Right now you'll see that aggregated on some items like this where the reported data is an ensemble of all of the linked resources: https://www.opennutrition.app/search/eggs-eeG7JQCQipwf
Frankly, I just couldn't justify the additional time and monetary expense in doing that if I released this initial version and nobody cared or found it useful. This dataset was also compiled before tools like Claude Citations came out which could make it easier. That is the nature of AI-driven data; I think this is useful now, it is also the worst it will ever be.
Keep it as accurate as possible, and maintainable, and then it will be easy to add larger features. If no one else does, I might add a calorie tracker of some sort, it would be helpful to my mom. It is helpful as it is even now. How difficult would it be to add translations right now? She might look for "tojás" which is "egg" in Hungarian, and I would like her to be able to do that at some point.
Really easy to use (just scan the barcode and you get easily digested data about the product) has every product imaginable, also analyzes cosmetics and best of all, all the basic functionality is free.
Not affiliated, been using it for years at this point and now it's an essential partner when going shopping. That they let people decide their own premium pricing per year is just icing on the cake.
So, very little nutrient info beyond calories and protein. No info about micronutrients. No info about minerals, vitamins, amino acids, fatty acids.
It's useless for nutrition tracking since if you're eating packaged food, then you already have that information yourself.
It doesn't answer basic questions like "I ate 100g of extra firm tofu, how did it move me towards my daily mineral/vitamin targets?"
Many items do have these things.
https://world.openfoodfacts.org/product/5060495116377/huel-b...
But consider that OpenFoodFacts can't give you that info on just about anything else, especially not basic foods like "apples" or "tofu" or "chicken breast".
I'm not dumping on the project. It's really useful to have a database of packaged food labels. It's just not trying to solve this problem.

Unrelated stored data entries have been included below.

template <int HDP>
__global__ __launch_bounds__(256) void attn_bwd_dq_kernel(const bf16_t* __restrict__ qkv_all,
                                                          const bf16_t* __restrict__ o_all,
                                                          const bf16_t* __restrict__ dout_all,
                                                          const float* __restrict__ lse2_all,
                                                          float* __restrict__ delta_all,
                                                          bf16_t* __restrict__ dqkv_all, AttnSegs sg, int H, int hd,
                                                          float sc, float scale, float* __restrict__ colq) {
  constexpr int NBUF = HDP <= 64 ? 3 : 2, DIST = NBUF - 1, BUFB = 2 * RowTile<HDP>::BYTES;
  __shared__ __attribute__((aligned(16))) char smem[NBUF * BUFB];
  const TrFrag<HDP> trf(threadIdx.x & 63);
  constexpr int KS = HDP / 32, DT = HeadTiles<HDP>::DT;
  constexpr int QW = 2;
  const int tid = threadIdx.x, lane = tid & 63, w = tid >> 6;
  const int li = lane & 15, g = lane >> 4;
  const AttnWg wg = attn_wg(sg, H);
  const int S = wg.S, qb = wg.blk;
  const int64_t rs = (int64_t)3 * H * hd, os = (int64_t)H * hd;
  const bf16_t* qbase = wg.rows(qkv_all, rs, hd);
  const bf16_t* kbase = qbase + os;
  const bf16_t* vbase = kbase + os;
  const bf16_t* dobase = wg.rows(dout_all, os, hd);
  const bf16_t* obase = wg.rows(o_all, os, hd);
  const float* lse_b = wg.stats(lse2_all, H);
  float* dl_b = wg.stats(delta_all, H);
  const int q0 = qb * (64 * QW) + w * (16 * QW);

  bf16x8_t qf[QW][KS], dof[QW][KS];
  float lse_q[QW], dl_q[QW];
#pragma unroll
  for (int qt = 0; qt < QW; qt++) {
    const int q = q0 + qt * 16 + li;
    float dsum = 0.f;
#pragma unroll
    for (int ks = 0; ks < KS; ks++) {
      const int d0 = ks * 32 + 8 * g;
      const bool ok = q < S && d0 < hd;
      qf[qt][ks] = load_frag_global(qbase + (int64_t)q * rs + d0, ok);
      dof[qt][ks] = load_frag_global(dobase + (int64_t)q * os + d0, ok);
      const u32x4_t ov = __builtin_bit_cast(u32x4_t, load_frag_global(obase + (int64_t)q * os + d0, ok));
      const u32x4_t dv = __builtin_bit_cast(u32x4_t, dof[qt][ks]);
#pragma unroll
      for (int j = 0; j < 4; j++) dsum += bf_lo(ov[j]) * bf_lo(dv[j]) + bf_hi(ov[j]) * bf_hi(dv[j]);
    }
    dsum += __shfl_xor(dsum, 16, 64);
    dsum += __shfl_xor(dsum, 32, 64);
    lse_q[qt] = q < S ? lse_b[q] : INFINITY;
    dl_q[qt] = q < S ? dsum : 0.f;
    if (g == 0 && q < S) dl_b[q] = dsum;
#pragma unroll
    for (int ks = 0; ks < KS; ks++) qf[qt][ks] = scale_frag(qf[qt][ks], sc);
  }
  f32x4_t dqacc[QW][DT];
#pragma unroll
  for (int qt = 0; qt < QW; qt++)
#pragma unroll
    for (int dt = 0; dt < DT; dt++) dqacc[qt][dt] = (f32x4_t){0.f, 0.f, 0.f, 0.f};

  f32x4_t ndl4[QW];
  f32x4_t nls4[QW];
#pragma unroll
  for (int qt = 0; qt < QW; qt++) {
    ndl4[qt] = (f32x4_t){-dl_q[qt], -dl_q[qt], -dl_q[qt], -dl_q[qt]};
    nls4[qt] = (f32x4_t){-lse_q[qt], -lse_q[qt], -lse_q[qt], -lse_q[qt]};
  }
  const int nt = (S + 63) / 64;
  const bool wave_live = qb * (64 * QW) + __builtin_amdgcn_readfirstlane(w) * (16 * QW) < S;
  const TileDma<HDP, 256> dma(tid, hd);
  constexpr int NDMA2 = 2 * TileDma<HDP, 256>::NDMA;
  __builtin_amdgcn_s_waitcnt(0x0f70);
#pragma unroll
  for (int d = 0; d < DIST; d++)
    if (d < nt) dma.template issue<false>(kbase, rs, vbase, rs, d * 64, S, smem + d * BUFB);
  RingCursor<NBUF, BUFB> ring;

  for (int t = 0; t < nt; t++) {
    const int k0 = t * 64;
    char* k_lds = smem + ring.cur;
    char* v_lds = k_lds + RowTile<HDP>::BYTES;
    if (DIST >= 2 && t + 1 < nt) wait_vmcnt<NDMA2>();
    else wait_vmcnt<0>();
    lgkm_barrier();
    if (t + DIST < nt) {
      if ((t + DIST) * 64 + 64 <= S) dma.template issue<true>(kbase, rs, vbase, rs, (t + DIST) * 64, S, smem + ring.nxt);
      else dma.template issue<false>(kbase, rs, vbase, rs, (t + DIST) * 64, S, smem + ring.nxt);
    }
    ring.advance();
    if (!wave_live) continue;
#pragma unroll
    for (int c = 0; c < 2; c++) {
      if (c == 1 && k0 + 32 >= S) break;
      f32x4_t sacc[QW][2], dpacc[QW][2];
#pragma unroll
      for (int qt = 0; qt < QW; qt++)
#pragma unroll
        for (int k2 = 0; k2 < 2; k2++) {
          sacc[qt][k2] = nls4[qt];
          dpacc[qt][k2] = ndl4[qt];
        }
#pragma unroll
      for (int k2 = 0; k2 < 2; k2++)
#pragma unroll
        for (int ks = 0; ks < KS; ks++) {
          const int kt = 2 * c + k2;
          const bf16x8_t ka = RowTile<HDP>::frag(k_lds, kt * 16 + li, ks * 4 + g);
          const bf16x8_t va = RowTile<HDP>::frag(v_lds, kt * 16 + li, ks * 4 + g);
#pragma unroll
          for (int qt = 0; qt < QW; qt++) {
            sacc[qt][k2] = __builtin_amdgcn_mfma_f32_16x16x32_bf16(ka, qf[qt][ks], sacc[qt][k2], 0, 0, 0);
            dpacc[qt][k2] = __builtin_amdgcn_mfma_f32_16x16x32_bf16(va, dof[qt][ks], dpacc[qt][k2], 0, 0, 0);
          }
        }
#pragma unroll
      for (int qt = 0; qt < QW; qt++) {
#pragma unroll
        for (int k2 = 0; k2 < 2; k2++)
#pragma unroll
          for (int hf = 0; hf < 2; hf++) {
            const f32x2_t sv = {sacc[qt][k2][2 * hf], sacc[qt][k2][2 * hf + 1]};
            const f32x2_t dpv = {dpacc[qt][k2][2 * hf], dpacc[qt][k2][2 * hf + 1]};
            const f32x2_t e = {__builtin_amdgcn_exp2f(sv[0]), __builtin_amdgcn_exp2f(sv[1])};
            const f32x2_t ds = e * dpv;
            sacc[qt][k2][2 * hf] = ds[0];
            sacc[qt][k2][2 * hf + 1] = ds[1];
          }
      }
      if (k0 + 64 > S) {
        asm volatile("" ::: "memory");
#pragma unroll
        for (int qt = 0; qt < QW; qt++)
#pragma unroll
          for (int k2 = 0; k2 < 2; k2++)
#pragma unroll
            for (int r = 0; r < 4; r++)
              if (k0 + (2 * c + k2) * 16 + 4 * g + r >= S) sacc[qt][k2][r] = 0.f;
      }
      bf16x8_t dsf[QW];
#pragma unroll
      for (int qt = 0; qt < QW; qt++) dsf[qt] = pack_frag(sacc[qt][0], sacc[qt][1]);
#pragma unroll
      for (int dt = 0; dt < DT; dt++) {
        const bf16x8_t ktf = trf.load(k_lds, c * 32, dt * 16);
#pragma unroll
        for (int qt = 0; qt < QW; qt++)
          dqacc[qt][dt] = __builtin_amdgcn_mfma_f32_16x16x32_bf16(ktf, dsf[qt], dqacc[qt][dt], 0, 0, 0);
      }
    }
  }

  if (colq != nullptr) {
    float cq[DT][4];
#pragma unroll
    for (int dt = 0; dt < DT; dt++)
#pragma unroll
      for (int r = 0; r < 4; r++) {
        cq[dt][r] = row16_sum(dqacc[0][dt][r] + dqacc[1][dt][r]);
      }
    lgkm_barrier();
    float* red = (float*)smem;
    if (li == 0) {
#pragma unroll
      for (int dt = 0; dt < DT; dt++)
#pragma unroll
        for (int r = 0; r < 4; r++) red[w * HDP + dt * 16 + 4 * g + r] = cq[dt][r];
    }
    lgkm_barrier();
    if (tid < hd) wg.colrow(colq, os, hd)[tid] =
        (red[tid] + red[HDP + tid] + red[2 * HDP + tid] + red[3 * HDP + tid]) * scale;
  }
#pragma unroll
  for (int qt = 0; qt < QW; qt++) {
    const int q = q0 + qt * 16 + li;
    if (q < S) store_acc_row<DT>(wg.rows(dqkv_all, rs, hd) + q * rs, dqacc[qt], g, hd, scale);
  }
}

I was looking at this page: https://www.opennutrition.app/search/original-shells-cheese-... and saw the amino acid, vitamin, and mineral sections; there are many things listed which aren't covered by the official nutritional data. These entries also have very precise numbers but I'm not sure where and how they're derived and if I could put any serious weight in them. I'd love to hear more if you're willing to share!
You can read about the background on how I did them in more detail in the about/methodology section: https://www.opennutrition.app/about (see "Technical Approach")
My guess is that this dataset is probably more accurate on the whole than many datasets used by the kinds of calorie-tracking apps that outsource their collection of nutrition information to users. But an analysis would be required.
Regardless, the only workable approach is to describe the provenance of your data and explain what steps have been taken to ensure accuracy. Then anyone who wants to use the data can account for that information.